Okay, I am PISSED, y'all. Like Britney-with-an-Umbrella mad. Yesterday, I went out in my little red Focus to run some errands, buy some presents and such, and I pulled into the garage. I get out of the car, and it's like YAY, K IS HOME! So we huuuuuug since we haven't seen each other in a few days, and we wind up on the passenger side of the car. K looks down to my tire, and says "hey, what did you run over?" I follow his eyes down to my right front tire, and...

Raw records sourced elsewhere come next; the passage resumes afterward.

+        const uint2 bw = ra.buttons;
+        const bool fwd = bw.x & 0xffu, back = bw.x & 0xff00u, left = bw.x & 0xff0000u, right = bw.x & 0xff000000u;
+        const bool jump = bw.y & 0xffu, attack = bw.y & 0xff00u, use = bw.y & 0xff0000u;
+        int hotbar = (int)(bw.y >> 24);
+        double c0 = (double)ra.f[3], c1 = (double)ra.f[4];
+        bool bad = false;
+        if (hotbar > 6) { hotbar = 0; bad = true; }
+        if (!camera_ok(c0)) { c0 = 0.0; bad = true; }
+        if (!camera_ok(c1)) { c1 = 0.0; bad = true; }
+        if (bad && writer) stat_add(p.stats, IGW_STAT_BAD_ACTION, 1);
+        const double s0 = (fwd ? -1.0 : 0.0) + (back ? 1.0 : 0.0), s1 = (left ? -1.0 : 0.0) + (right ? 1.0 : 0.0);
+        ap = world_act_pre<GS, MODE_WALK_DICT>(G, p, e, trig, s0, s1, jump ? 1.0 : 0.0, hotbar, c0, c1, attack, use, mv);
+    } else {
+        fly_fields(ra);
+        const int placement = ra.placement;
+        int inventory = ra.inventory;
+        double f[5] = {(double)ra.f[0], (double)ra.f[1], (double)ra.f[2], (double)ra.f[3], (double)ra.f[4]};
+        bool bad = false;
+        if ((unsigned)inventory > 6u) { inventory = 0; bad = true; }
+#pragma unroll
+        for (int i = 0; i < 5; i++) {
+            if (i < 3 ? !__builtin_isfinite(f[i]) : !camera_ok(f[i])) { f[i] = 0.0; bad = true; }
+        }
+        if (bad && writer) stat_add(p.stats, IGW_STAT_BAD_ACTION, 1);
+        ap = world_act_pre<GS, MODE_FLY>(G, p, e, trig, f[0], f[1], f[2], inventory, f[3], f[4], placement == 2, placement == 1, mv);
+    }
+    occ_commit_var<GS>(G, occ_in, occ_s);
+    wave_sync();
+    Hit h;
+    h.hit = false; h.have_prev = false;
+    h.bx = h.by = h.bz = h.px = h.py = h.pz = 0;
+    if (ap.want_sight) h = hit_test<GS, true>(G, occ_s, e.x, e.y, e.z, ap.vx, ap.vy, ap.vz, boost, sh.ws[wave].hist[0]);
+    ch = world_act_post<GS, false>(G, e, occ_s, grid_g, ap, h);
+    int start_val = 0, env_max_int = 0;
+    if (ch.idx >= 0) start_val = p.task_start[(size_t)task * STRIDE + ch.idx];
+    if (p.size_reward && e.step_no == 1) env_max_int = p.task_meta[task].env_max_int;
+    const bool changed = active && ch.idx >= 0;
+    const uint64_t chg_mask = prefetch_changes<GS, false>(G, p, sh.ws[wave], changed, env_r, task, ch);
+    int staged_leader = -1;
+    uint32_t staged_occ = aw;
+    if (boost) {
+        constexpr int R = req_chunk<GS>();
+        const uint64_t pm = __ballot(pre_ok && writer);
+        if (pm != 0 && __builtin_popcountll(chg_mask) < R) {
+            staged_leader = __builtin_ctzll(pm);
+            const int t_task = __builtin_amdgcn_readlane(task, staged_leader);
+            const int8_t* row0 = p.task_start + (size_t)t_task * STRIDE;
+            glds16u(row0, 16u * (uint32_t)G.lane, sh.ws[wave].hist[R - 1]);
+            if (G.lane < CHUNKS - WAVE) glds16u(row0 + 16 * WAVE, 16u * (uint32_t)G.lane, sh.ws[wave].aux[R - 1]);
+            if (G.lane < OCC_WORDS) staged_occ = gload(p.task_start_occ + (size_t)t_task * OCC_WORDS + G.lane);
+        }
+    }
+    const TailParams tp = tail_params(kernarg_again<STEP_KERNARG_HEAD>(p));
+    if (chg_mask != 0 && tp.stats != nullptr && G.lane == 0)
+        counter_add(tp.stats + (blockIdx.x & (IGW_STAT_STRIPES - 1)) * 8 + IGW_STAT_RESCANS, (unsigned long long)__builtin_popcountll(chg_mask));
+    prio_at<true, 3>(boost);
+    if (MODE == MODE_FLY) world_update<GS, MODE_FLY, true>(G, p, e, occ_s, mv, boost);
+    else world_update<GS, MODE_WALK, true>(G, p, e, occ_s, mv, boost);
+    finish_break(e, ch);
+    prio_at<true, 5>(boost);
+    if (chg_mask != 0 || staged_leader >= 0) asm volatile("s_waitcnt vmcnt(0)" ::: "memory");
+    asm volatile("" : "+v"(start_val), "+v"(env_max_int), "+v"(staged_occ));
+    asm volatile("" : "+v"(pre.a), "+v"(pre.b), "+v"(pre.c), "+v"(pre.d));
+    if (active)
+        st4(reinterpret_cast<uint4*>(p.agent + env) + G.gl, agent_piece(G.gl, e.x, e.y, e.z, e.yaw, e.pitch, e.vy, env_pack_piece3(e)));
+    const int size_new = e.prev_size + syn_size_delta(ch, start_val);
+    const bool need = size_new != e.prev_size;
+    if (chg_mask != 0) {
+        const uint64_t m_need = __ballot(need && active && G.gl == 0);
+        if (m_need != 0 && tp.stats != nullptr && G.lane == 0)
+            counter_add(tp.stats + (blockIdx.x & (IGW_STAT_STRIPES - 1)) * 8 + IGW_STAT_CHANGED, (unsigned long long)__builtin_popcountll(m_need));
+    }
+    const int hmax = resolve_changed_pieces(G, p, sh.ws[wave], chg_mask, env_r, task, ch, start_val, occ_wave_s);
+    int mi = e.max_int;
+    if (changed) {
+        if (need) {
+            mi = hmax;
+            e.dirty = 0;
+        } else {
+            e.dirty = 1;
+        }
+    }
+    prio_at<true, 6>(boost);
+    tail_step<GS, MODE, false>(G, kernarg_again<STEP_KERNARG_HEAD>(p), a, sh, wave, env, active, e, ch, task, env_max_int, size_new, mi, need, changed, grid_g, occ_s, boost, 0, pre, pre_ok, tp, size_in, staged_leader, staged_occ,
+                               EXACT ? BlockShared<GS>::EPB : min(BlockShared<GS>::EPB, n_envs - (int)blockIdx.x * BlockShared<GS>::EPB));
+}
+
+}
+
+static inline bool fast_ctx(const igw_ctx* ctx, int action_space) {
+    return ctx && ctx->bound && ctx->gs == 4 && !ctx->kp.rt_enabled && !ctx->kp.traj && ctx->cfg.action_space == action_space;
+}
+
+#define LAUNCH_FAST(KERNEL, A0, A1, A2, A3)                                                                               \
+    hipLaunchKernelGGL(KERNEL, dim3(env_blocks(ctx)), dim3(BLOCK), 0, (hipStream_t)stream, ctx->kp.occ, ctx->kp.agent,    \
+                       ctx->kp.aux, (const void*)(A0), (const void*)(A1), (const void*)(A2), (const void*)(A3), ctx->kp, a)
+
+extern "C" {
+
+int igw_step_walking(igw_ctx* ctx, const int32_t* actions, void* stream) {
+    if (!fast_ctx(ctx, IGW_WALKING_DISCRETE) || !actions) return igw_step_walking_base(ctx, actions, stream);
+    CHECK_CTX("igw_step_walking");
+    ActIn a = {actions, nullptr, nullptr, nullptr, nullptr, nullptr};
+    LAUNCH_FAST((step_kernel_fast<MODE_WALK>), actions, nullptr, nullptr, (uintptr_t)ctx->kp.n_envs);
+    HIP_TRY(hipGetLastError());
+    return IGW_OK;
+}
+
+int igw_step_flying(igw_ctx* ctx, const float* movement, const float* camera, const int32_t* inventory,
+                    const int32_t* placement, void* stream) {
+    if (!fast_ctx(ctx, IGW_FLYING) || !movement || !camera || !inventory || !placement)
+        return igw_step_flying_base(ctx, movement, camera, inventory, placement, stream);
+    CHECK_CTX("igw_step_flying");
+    ActIn a = {nullptr, movement, camera, inventory, placement, nullptr};
+    if (ctx->kp.n_envs % (BLOCK / 4) == 0)
+        LAUNCH_FAST((step_kernel_fast<MODE_FLY, true>), movement, camera, inventory, placement);
+    else
+        LAUNCH_FAST((step_kernel_fast<MODE_FLY>), movement, camera, inventory, placement);
+    HIP_TRY(hipGetLastError());
+    return IGW_OK;
+}
+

IT'S TACKS, Y'ALL. TACKS. Not just one. A whole BUNCH of effing tacks. So K, being the wonder mechanic that he is, gets out some tools and starts pulling the tacks out of my tire. And I'm flat out in tears, because I've been having a shit day anyhow, and this is really just the cherry on top. So he pulls THREE out, plus two without heads, and they're just sitting there in an evil little pile on the garage floor. Just out of curiousity, I walk to the back of my car to check out the rear tire. And what do I find... MORE TACKS. FIVE more tacks, to be exact. Which means there are MORE in the back tire than in the front. Fucking fantastic.

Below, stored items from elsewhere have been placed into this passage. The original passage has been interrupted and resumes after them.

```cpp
void flash_attention(hipStream_t s, const float* q, const float* k, const float* v, float* o, int B, int H, int Lq, int Lk,
                     int hd, int ldq, int ldk, int ldv, int ldo, long bsq, long bsk, long bsv, long bso, float scale,
                     const SeqTab* tab, const unsigned* amax_q, const unsigned* amax_k, const unsigned* amax_v) {
  if (B == 0 || Lq == 0) return;
  YMK_CHECK(Lk > 0, "attention: no keys");
  YMK_CHECK(ldq % 4 == 0 && ldk % 4 == 0 && ldv % 4 == 0 && ldo % 4 == 0, "attention: strides must be multiples of 4");
  AttnP p{q, k, v, o, ldq, ldk, ldv, ldo, bsq, bsk, bsv, bso, Lq, Lk, H, scale, nullptr, nullptr, nullptr, nullptr, amax_q, amax_k, amax_v};
  if (tab) {
    p.qoff = tab->qoff;
    p.qlen = tab->qlen;
    p.koff = tab->koff;
    p.klen = tab->klen;
    YMK_CHECK((p.qoff == nullptr) == (p.qlen == nullptr) && (p.koff == nullptr) == (p.klen == nullptr), "attention: offset and length tables come in pairs");
  }
  dim3 grid((Lq + 127) / 128, H, B);
  const bool f16 = amax_q && amax_k && amax_v && scale <= 1.f && scale > 0.f && conv_effective_split() == SPLIT_F16X2 && ldq % 4 == 0;
  if (f16 && (hd == 32 || hd == 64 || hd == 96 || hd == 48)) {
    if (hd == 32) hipLaunchKernelGGL(k_flash_attn_f16<32>, grid, dim3(256), 0, s, p);
    else if (hd == 64) hipLaunchKernelGGL(k_flash_attn_f16<64>, grid, dim3(256), 0, s, p);
    else if (hd == 96) hipLaunchKernelGGL(k_flash_attn_f16<96>, grid, dim3(256), 0, s, p);
    else hipLaunchKernelGGL((k_flash_attn_f16<64, 48>), grid, dim3(256), 0, s, p);
    YMK_HIP(hipGetLastError());
    return;
  }
  if (hd == 32) hipLaunchKernelGGL(k_flash_attn<32>, grid, dim3(256), 0, s, p);
  else if (hd == 64) hipLaunchKernelGGL(k_flash_attn<64>, grid, dim3(256), 0, s, p);
  else if (hd == 96) hipLaunchKernelGGL(k_flash_attn<96>, grid, dim3(256), 0, s, p);
  else if (hd == 48) hipLaunchKernelGGL((k_flash_attn<64, 48>), grid, dim3(256), 0, s, p);
  else {
    YMK_CHECK(Lk <= 1024 && hd <= 128, "attention: head dim " + std::to_string(hd) + " is only supported for <= 1024 keys per sample");
    small_attention(s, q, k, v, o, B, H, Lq, Lk, hd, ldq, ldk, ldv, ldo, bsq, bsk, bsv, bso, scale, nullptr, 0, nullptr, 0, tab);
    return;
  }
  YMK_HIP(hipGetLastError());
}

struct SmallAttnP {
  const float *q, *k, *v;
  float* o;
  int ldq, ldk, ldv, ldo;
  long bsq, bsk, bsv, bso;
  int Lq, Lk, H, hd;
  float scale;
  const unsigned char* mask_qk;
  int ld_mask;
  const unsigned char* kpm;
  int ld_kpm;
  const int *koff, *klen;
  const int *qoff, *qlen;
  int vec4;
};
__global__ __launch_bounds__(64) void k_small_attn(SmallAttnP p) {
  __shared__ float prob[1024];
  __shared__ float qs[128];
  const int lane = threadIdx.x;
  const int qi = blockIdx.x, h = blockIdx.y, b = blockIdx.z;
  if (p.qoff && qi >= p.qlen[b]) return;
  const size_t qrow0 = p.qoff ? (size_t)p.qoff[b] : 0;
  const float* qr = (p.qoff ? p.q + qrow0 * p.ldq : p.q + (size_t)b * p.bsq) + (size_t)qi * p.ldq + h * p.hd;
  for (int d = lane; d < p.hd; d += 64) qs[d] = qr[d] * p.scale;
  __syncthreads();
  const float* kb = p.k + (size_t)b * p.bsk + h * p.hd;
  const float* vb = p.v + (size_t)b * p.bsv + h * p.hd;
  int Lk = p.Lk;
  if (p.koff) {
    kb = p.k + (size_t)p.koff[b] * p.ldk + h * p.hd;
    vb = p.v + (size_t)p.koff[b] * p.ldv + h * p.hd;
    Lk = p.klen[b];
  }
  float mx = -INFINITY;
  for (int k = lane; k < Lk; k += 64) {
    bool blocked = false;
    if (p.mask_qk) blocked = p.mask_qk[(size_t)qi * p.ld_mask + k] != 0;
    if (p.kpm) blocked = blocked || p.kpm[(size_t)b * p.ld_kpm + k] != 0;
    float sc = -INFINITY;
    if (!blocked) {
      const float* kr = kb + (size_t)k * p.ldk;
      float a = 0.f;
      if (p.vec4) {
        for (int d = 0; d < p.hd; d += 4) {
          const float4 kk = *reinterpret_cast<const float4*>(kr + d);
          a += qs[d] * kk.x + qs[d + 1] * kk.y + qs[d + 2] * kk.z + qs[d + 3] * kk.w;
        }
      } else {
        for (int d = 0; d < p.hd; ++d) a += qs[d] * kr[d];
      }
      sc = a;
    }
    prob[k] = sc;
    mx = fmaxf(mx, sc);
  }
  mx = wave_max(mx);
  float sum = 0.f;
  for (int k = lane; k < Lk; k += 64) {
    const float e = __expf(prob[k] - mx);
    prob[k] = e;
    sum += e;
  }
  sum = wave_sum(sum);
  __syncthreads();
  const float inv = 1.f / sum;
  float* orow = (p.qoff ? p.o + qrow0 * p.ldo : p.o + (size_t)b * p.bso) + (size_t)qi * p.ldo + h * p.hd;
  for (int d = lane; d < p.hd; d += 64) {
    float a = 0.f;
    for (int k = 0; k < Lk; ++k) a += prob[k] * vb[(size_t)k * p.ldv + d];
    orow[d] = a * inv;
  }
}
void small_attention(hipStream_t s, const float* q, const float* k, const float* v, float* o, int B, int H, int Lq, int Lk,
                     int hd, int ldq, int ldk, int ldv, int ldo, long bsq, long bsk, long bsv, long bso, float scale,
                     const unsigned char* mask_qk, int ld_mask, const unsigned char* kpm, int ld_kpm, const SeqTab* tab) {
  if (B == 0 || Lq == 0) return;
  YMK_CHECK(Lk > 0 && Lk <= 1024 && hd <= 128, "small attention: Lk <= 1024, hd <= 128");
  const int vec4 = hd % 4 == 0 && ldk % 4 == 0 && bsk % 4 == 0 && ((uintptr_t)k & 15) == 0;
  SmallAttnP p{q, k, v, o, ldq, ldk, ldv, ldo, bsq, bsk, bsv, bso, Lq, Lk, H, hd, scale, mask_qk, ld_mask, kpm, ld_kpm,
               tab ? tab->koff : nullptr, tab ? tab->klen : nullptr, tab ? tab->qoff : nullptr, tab ? tab->qlen : nullptr, vec4};
  YMK_CHECK(!tab || (!mask_qk && !kpm), "small attention: ragged batches come without masks");
  hipLaunchKernelGGL(k_small_attn, dim3(Lq, H, B), dim3(64), 0, s, p);
  YMK_HIP(hipGetLastError());
}

__global__ void k_ctx_embed_ln(const int* __restrict__ tok, int ld_tok, int pos0, int npos, const float* __restrict__ emb,
                               const float* __restrict__ posq, const float* __restrict__ g, const float* __restrict__ be,
                               float eps, float sqrt_d, float* __restrict__ out, int out_rows, int D, int B) {
  const int w = blockIdx.x * (blockDim.x >> 6) + (threadIdx.x >> 6);
  const int lane = threadIdx.x & 63;
  if (w >= B * npos) return;
  const int b = w / npos, pos = pos0 + (w - b * npos);
  const int token = tok[(size_t)b * ld_tok + pos];
  const float* er = emb + (size_t)token * D;
  const float* pr = pos > 0 ? posq + (size_t)(pos - 1) * D : nullptr;
  float v[16];
  float s = 0.f;
  const int per = (D + 63) / 64;
  for (int i = 0; i < per; ++i) {
    const int c = lane + 64 * i;
    float x = 0.f;
    if (c < D) {
      x = sqrt_d * er[c];
      if (pr) x = pr[c] + x;
      s += x;
    }
    v[i] = x;
  }
  const float mean = wave_sum(s) / (float)D;
  float q = 0.f;
  for (int i = 0; i < per; ++i) {
    const int c = lane + 64 * i;
    if (c < D) q += (v[i] - mean) * (v[i] - mean);
  }
  const float rstd = 1.f / sqrtf(wave_sum(q) / (float)D + eps);
  float* orow = out + ((size_t)b * out_rows + pos) * D;
  for (int i = 0; i < per; ++i) {
    const int c = lane + 64 * i;
    if (c < D) orow[c] = (v[i] - mean) * rstd * g[c] + be[c];
  }
}
void ctx_embed_ln(hipStream_t s, const int* tok, int ld_tok, int pos0, int npos, const float* emb, const float* posq,
                  const float* g, const float* be, float eps, float* out, int out_rows, int D, int B) {
  YMK_CHECK(D <= 1024, "ctx_embed: D <= 1024");
  const int waves = B * npos;
  if (waves == 0) return;
  hipLaunchKernelGGL(k_ctx_embed_ln, dim3((waves + 3) / 4), dim3(256), 0, s, tok, ld_tok, pos0, npos, emb, posq, g, be, eps,
                     sqrtf((float)D), out, out_rows, D, B);
  YMK_HIP(hipGetLastError());
}

constexpr int ROW_RV = 32;
template <bool WITH_SUM>
__device__ __forceinline__ void row_reduce_256(const float* __restrict__ row, int C, float* sv, int* si, float& mx, int& am,
                                               float& sum) {
  const int t = threadIdx.x;
  float best = -INFINITY;
  int bi = t < C ? t : 0x7fffffff;
// ... 296 lines not shown
```

Before: 125.9.

## Store attention K/V tiles as pre-split swizzled fp16 planes in LDS

The f16 flash-attention kernel now splits each K/V tile into hi/lo fp16 planes once, when it is staged into LDS. It uses swizzled layouts (V transposed) so the MFMA operands load as single 16-byte vectors. Previously every wave re-split the fp32 values on every subtile and gathered V with strided scalar reads. It also skips key masking for full tiles and skips the accumulator rescale when no lane's max changed. The cost is more complex scattered 2-byte stores for V, with a debug option to fall back to the old path.

```diff
diff --git a/yomitoku_amd/csrc/ymk_api.cpp b/yomitoku_amd/csrc/ymk_api.cpp
--- a/yomitoku_amd/csrc/ymk_api.cpp
+++ b/yomitoku_amd/csrc/ymk_api.cpp
@@ -202,7 +202,7 @@
   YMK_CHECK(key != nullptr, "null key");
   const std::string k(key);
   YMK_CHECK(ymk::conv_debug_option(k, value) || ymk::parseq_debug_option(k, value) || ymk::decstep_debug_option(k, value) ||
-                ymk::conv_split_debug_option(k, value) || ymk::runtime_debug_option(k, value),
+                ymk::conv_split_debug_option(k, value) || ymk::runtime_debug_option(k, value) || ymk::seq_debug_option(k, value),
             "unknown debug option: " + k);
   YMK_API_END
 }
@@ -211,7 +211,7 @@
   YMK_API_BEGIN
   YMK_CHECK(key != nullptr && value != nullptr, "null argument");
   long long v = 0;
-  YMK_CHECK(ymk::conv_split_stat(std::string(key), &v) || ymk::runtime_stat(std::string(key), &v) || ymk::parseq_stat(std::string(key), &v), std::string("unknown counter: ") + key);
+  YMK_CHECK(ymk::conv_split_stat(std::string(key), &v) || ymk::runtime_stat(std::string(key), &v) || ymk::parseq_stat(std::string(key), &v) || ymk::seq_stat(std::string(key), &v), std::string("unknown counter: ") + key);
   *value = v;
   YMK_API_END
 }
diff --git a/yomitoku_amd/csrc/ymk_entry.h b/yomitoku_amd/csrc/ymk_entry.h
--- a/yomitoku_amd/csrc/ymk_entry.h
+++ b/yomitoku_amd/csrc/ymk_entry.h
@@ -25,4 +25,7 @@
 void amax_check_counters(long long* out4);
 bool gemm_takes_astat(int M, int K, const ConvW& w, bool with_res, int ld);
 
+bool seq_debug_option(const std::string& key, int value);
+bool seq_stat(const std::string& key, long long* value);
+
 }
diff --git a/yomitoku_amd/csrc/ymk_seq.hip b/yomitoku_amd/csrc/ymk_seq.hip
--- a/yomitoku_amd/csrc/ymk_seq.hip
+++ b/yomitoku_amd/csrc/ymk_seq.hip
@@ -1,6 +1,9 @@
 #include "ymk_common.h"
+#include "ymk_entry.h"
 #include "ymk_f16_planes.h"
 #include "ymk_seq.h"
+
+#include <atomic>
 
 namespace ymk {
 
@@ -249,7 +252,13 @@
   }
 }
 
-template <int HD, int HDR = HD>
+__device__ __forceinline__ constexpr int attn_k_swz(int slots_per_row, int row) {
+  return slots_per_row == 8 ? (row >> 1) & 7 : (slots_per_row == 6 ? (row >> 3) & 1 : (row >> 2) & 3);
+}
+__device__ __forceinline__ constexpr int attn_v_slot(int kk) { return (kk >> 5) * 4 + ((kk >> 4) & 1) * 2 + ((kk >> 2) & 1); }
+__device__ __forceinline__ constexpr int attn_v_elem(int kk) { return (kk & 3) + 4 * ((kk >> 3) & 1); }
+
+template <int HD, int HDR = HD, bool CUT = true>
 __global__ __launch_bounds__(256, (HD <= 32 ? 3 : (HD <= 64 ? 2 : 1))) void k_flash_attn_f16(AttnP p) {
   constexpr int KT = 64;
   constexpr int LDH = HD + 4;
@@ -257,7 +266,15 @@
   constexpr int NDC = HD / 32;
   constexpr int LPT = (KT * HDR / 4) / 256;
   static_assert(HD % 32 == 0 && HDR % 16 == 0 && HDR <= HD && (KT * HDR / 4) % 256 == 0, "head dim");
-  __shared__ __attribute__((aligned(16))) float lds[2 * 2 * KT * LDH];
+  constexpr int KSR = HDR / 8;
+  constexpr int KROW = 2 * HDR;
+  constexpr int KPL = KT * KROW;
+  constexpr int VROW = 2 * KT;
+  constexpr int VPL = HD * VROW;
+  constexpr int BUFB = CUT ? 2 * KPL + 2 * VPL : 2 * KT * LDH * 4;
+  static_assert(2 * KPL + 2 * VPL <= 2 * KT * LDH * 4, "the planes fit where the fp32 rows did");
+  __shared__ __attribute__((aligned(16))) char lds_raw[2 * BUFB];
+  float* const lds = reinterpret_cast<float*>(lds_raw);
 
   const int t = threadIdx.x, wv = t >> 6, lane = t & 63, li = lane & 31, lh = lane >> 5;
   const int b = blockIdx.z, h = blockIdx.y;
@@ -320,14 +337,41 @@
     }
   };
   auto store_kv = [&](int buf) {
-    float* Ks = lds + buf * (2 * KT * LDH);
-    float* Vs = Ks + KT * LDH;
-#pragma unroll
-    for (int i = 0; i < LPT; ++i) {
-      const int idx = t + 256 * i;
-      const int row = idx / (HDR / 4), c4 = idx - row * (HDR / 4);
-      *reinterpret_cast<f32x4*>(Ks + row * LDH + c4 * 4) = rk[i];
-      *reinterpret_cast<f32x4*>(Vs + row * LDH + c4 * 4) = rv[i];
+    if constexpr (CUT) {
+      char* Kb = lds_raw + buf * BUFB;
+      char* Vb = Kb + 2 * KPL;
+#pragma unroll
+      for (int i = 0; i < LPT; ++i) {
+        const int idx = t + 256 * i;
+        const int row = idx / (HDR / 4), c4 = idx - row * (HDR / 4);
+        uint2 hi, lo;
+        const f32x4 a = rk[i] * s_k;
+        f16_split4(f32x2{a.x, a.y}, f32x2{a.z, a.w}, hi, lo);
+        char* kp = Kb + row * KROW + (((c4 >> 1) ^ attn_k_swz(KSR, row)) << 4) + (c4 & 1) * 8;
+        *reinterpret_cast<uint2*>(kp) = hi;
+        *reinterpret_cast<uint2*>(kp + KPL) = lo;
+        const f32x4 c = rv[i] * s_v;
+        f16_split4(f32x2{c.x, c.y}, f32x2{c.z, c.w}, hi, lo);
+        const int vs = attn_v_slot(row), ve = attn_v_elem(row) * 2;
+        const unsigned hw[2] = {hi.x, hi.y}, lw[2] = {lo.x, lo.y};
+#pragma unroll
+        for (int j = 0; j < 4; ++j) {
+          const int d = c4 * 4 + j;
+          char* vp = Vb + d * VROW + ((vs ^ ((d >> 1) & 7)) << 4) + ve;
+          *reinterpret_cast<unsigned short*>(vp) = (unsigned short)(hw[j >> 1] >> (16 * (j & 1)));
+          *reinterpret_cast<unsigned short*>(vp + VPL) = (unsigned short)(lw[j >> 1] >> (16 * (j & 1)));
+        }
+      }
+    } else {
+      float* Ks = lds + buf * (2 * KT * LDH);
+      float* Vs = Ks + KT * LDH;
+#pragma unroll
+      for (int i = 0; i < LPT; ++i) {
+        const int idx = t + 256 * i;
+        const int row = idx / (HDR / 4), c4 = idx - row * (HDR / 4);
+        *reinterpret_cast<f32x4*>(Ks + row * LDH + c4 * 4) = rk[i];
+        *reinterpret_cast<f32x4*>(Vs + row * LDH + c4 * 4) = rv[i];
+      }
     }
   };
 
@@ -340,6 +384,8 @@
     if (tt + 1 < ntiles) load_kv((tt + 1) * KT);
     const float* Ks = lds + buf * (2 * KT * LDH);
     const float* Vs = Ks + KT * LDH;
+    const char* Kb = lds_raw + buf * BUFB;
+    const char* Vb = Kb + 2 * KPL;
 #pragma unroll
     for (int sub = 0; sub < (q0 < Lq ? KT / 32 : 0); ++sub) {
       const int kbase = tt * KT + sub * 32;
@@ -347,24 +393,46 @@
       f32x16 sacc;
 #pragma unroll
       for (int r = 0; r < 16; ++r) sacc[r] = 0.f;
-      const float* kr = Ks + (sub * 32 + li) * LDH + lh * 8;
-#pragma unroll
-      for (int ks = 0; ks < NKS; ++ks) {
-        const f32x4 a = *reinterpret_cast<const f32x4*>(kr + ks * 16);
-        const f32x4 c = *reinterpret_cast<const f32x4*>(kr + ks * 16 + 4);
-        const float x[8] = {a.x, a.y, a.z, a.w, c.x, c.y, c.z, c.w};
-        f16x8 kh, kl;
-        f16_split8(x, s_k, kh, kl);
-        sacc = __builtin_amdgcn_mfma_f32_32x32x16_f16(kl, qh[ks], sacc, 0, 0, 0);
-        sacc = __builtin_amdgcn_mfma_f32_32x32x16_f16(kh, ql[ks], sacc, 0, 0, 0);
-        sacc = __builtin_amdgcn_mfma_f32_32x32x16_f16(kh, qh[ks], sacc, 0, 0, 0);
+      if constexpr (CUT) {
+        const char* kr = Kb + (sub * 32 + li) * KROW;
+        const int ksw = attn_k_swz(KSR, sub * 32 + li);
+#pragma unroll
+        for (int ks = 0; ks < NKS; ++ks) {
+          const char* ka = kr + (((2 * ks + lh) ^ ksw) << 4);
+          const f16x8 kh = *reinterpret_cast<const f16x8*>(ka);
+          const f16x8 kl = *reinterpret_cast<const f16x8*>(ka + KPL);
+          sacc = __builtin_amdgcn_mfma_f32_32x32x16_f16(kl, qh[ks], sacc, 0, 0, 0);
+          sacc = __builtin_amdgcn_mfma_f32_32x32x16_f16(kh, ql[ks], sacc, 0, 0, 0);
+          sacc = __builtin_amdgcn_mfma_f32_32x32x16_f16(kh, qh[ks], sacc, 0, 0, 0);
+        }
+      } else {
+        const float* kr = Ks + (sub * 32 + li) * LDH + lh * 8;
+#pragma unroll
+        for (int ks = 0; ks < NKS; ++ks) {
+          const f32x4 a = *reinterpret_cast<const f32x4*>(kr + ks * 16);
+          const f32x4 c = *reinterpret_cast<const f32x4*>(kr + ks * 16 + 4);
+          const float x[8] = {a.x, a.y, a.z, a.w, c.x, c.y, c.z, c.w};
+          f16x8 kh, kl;
+          f16_split8(x, s_k, kh, kl);
+          sacc = __builtin_amdgcn_mfma_f32_32x32x16_f16(kl, qh[ks], sacc, 0, 0, 0);
+          sacc = __builtin_amdgcn_mfma_f32_32x32x16_f16(kh, ql[ks], sacc, 0, 0, 0);
+          sacc = __builtin_amdgcn_mfma_f32_32x32x16_f16(kh, qh[ks], sacc, 0, 0, 0);
+        }
       }
       float mt = -INFINITY;
-#pragma unroll
-      for (int r = 0; r < 16; ++r) {
-        const int key = kbase + (r & 3) + 8 * (r >> 2) + 4 * lh;
-        sacc[r] = key >= Lk ? -INFINITY : sacc[r] * s_unscale;
-        mt = fmaxf(mt, sacc[r]);
+      if (CUT && kbase + 32 <= Lk) {
+#pragma unroll
+        for (int r = 0; r < 16; ++r) {
+          sacc[r] *= s_unscale;
+          mt = fmaxf(mt, sacc[r]);
+        }
+      } else {
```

So K is desperately trying to keep me from having the breakdown of the century and is saying things like "it's okay, baby"... and "they must have just been in the street."
But WERE THEY?
See, this scenario could have gone down two ways.
Scenario A: A cute old schoolteacher comes out of Target carrying bags upon bags of school supplies that she can barely carry herself. She gets to her Buick Stationwagon, pops the trunk, and drops the supplies for her underpriviledged third graders all up in the parking lot. A taped box of tacks hits the ice so hard that it pops open, innocently spewing eight tacks in a neat little row. Poor lady. Maybe you should pick up those tacks you spewed.
Scenario B: Some punk kids are bored to death on a Wednesday night and think it might be funny to line up some sharp weapons in the street. They pull their hoods up over their red beady little eyes at the mall, and loiter near the pole, smoking packs of Kools and watching to see which unsuspecting patron of the Tar-jay will run them over.
I'm going to go with Scenario B, although K tried his damndest to convince me it could really have all been an accident, bless his heart. I just don't see how that would be a possibility given that they are all on the outside of my tire, in a neat little row, spaced almost symmetrically apart. I'd just like to add to this, that these tires are BRAND fucking new. Literally, I bought them in August or September. So now, I have to either have K spend hours trying to find all of these tiny devil holes in my tires, or go buy TWO new tires.
Honestly, this is shaping up to be the best week of my life.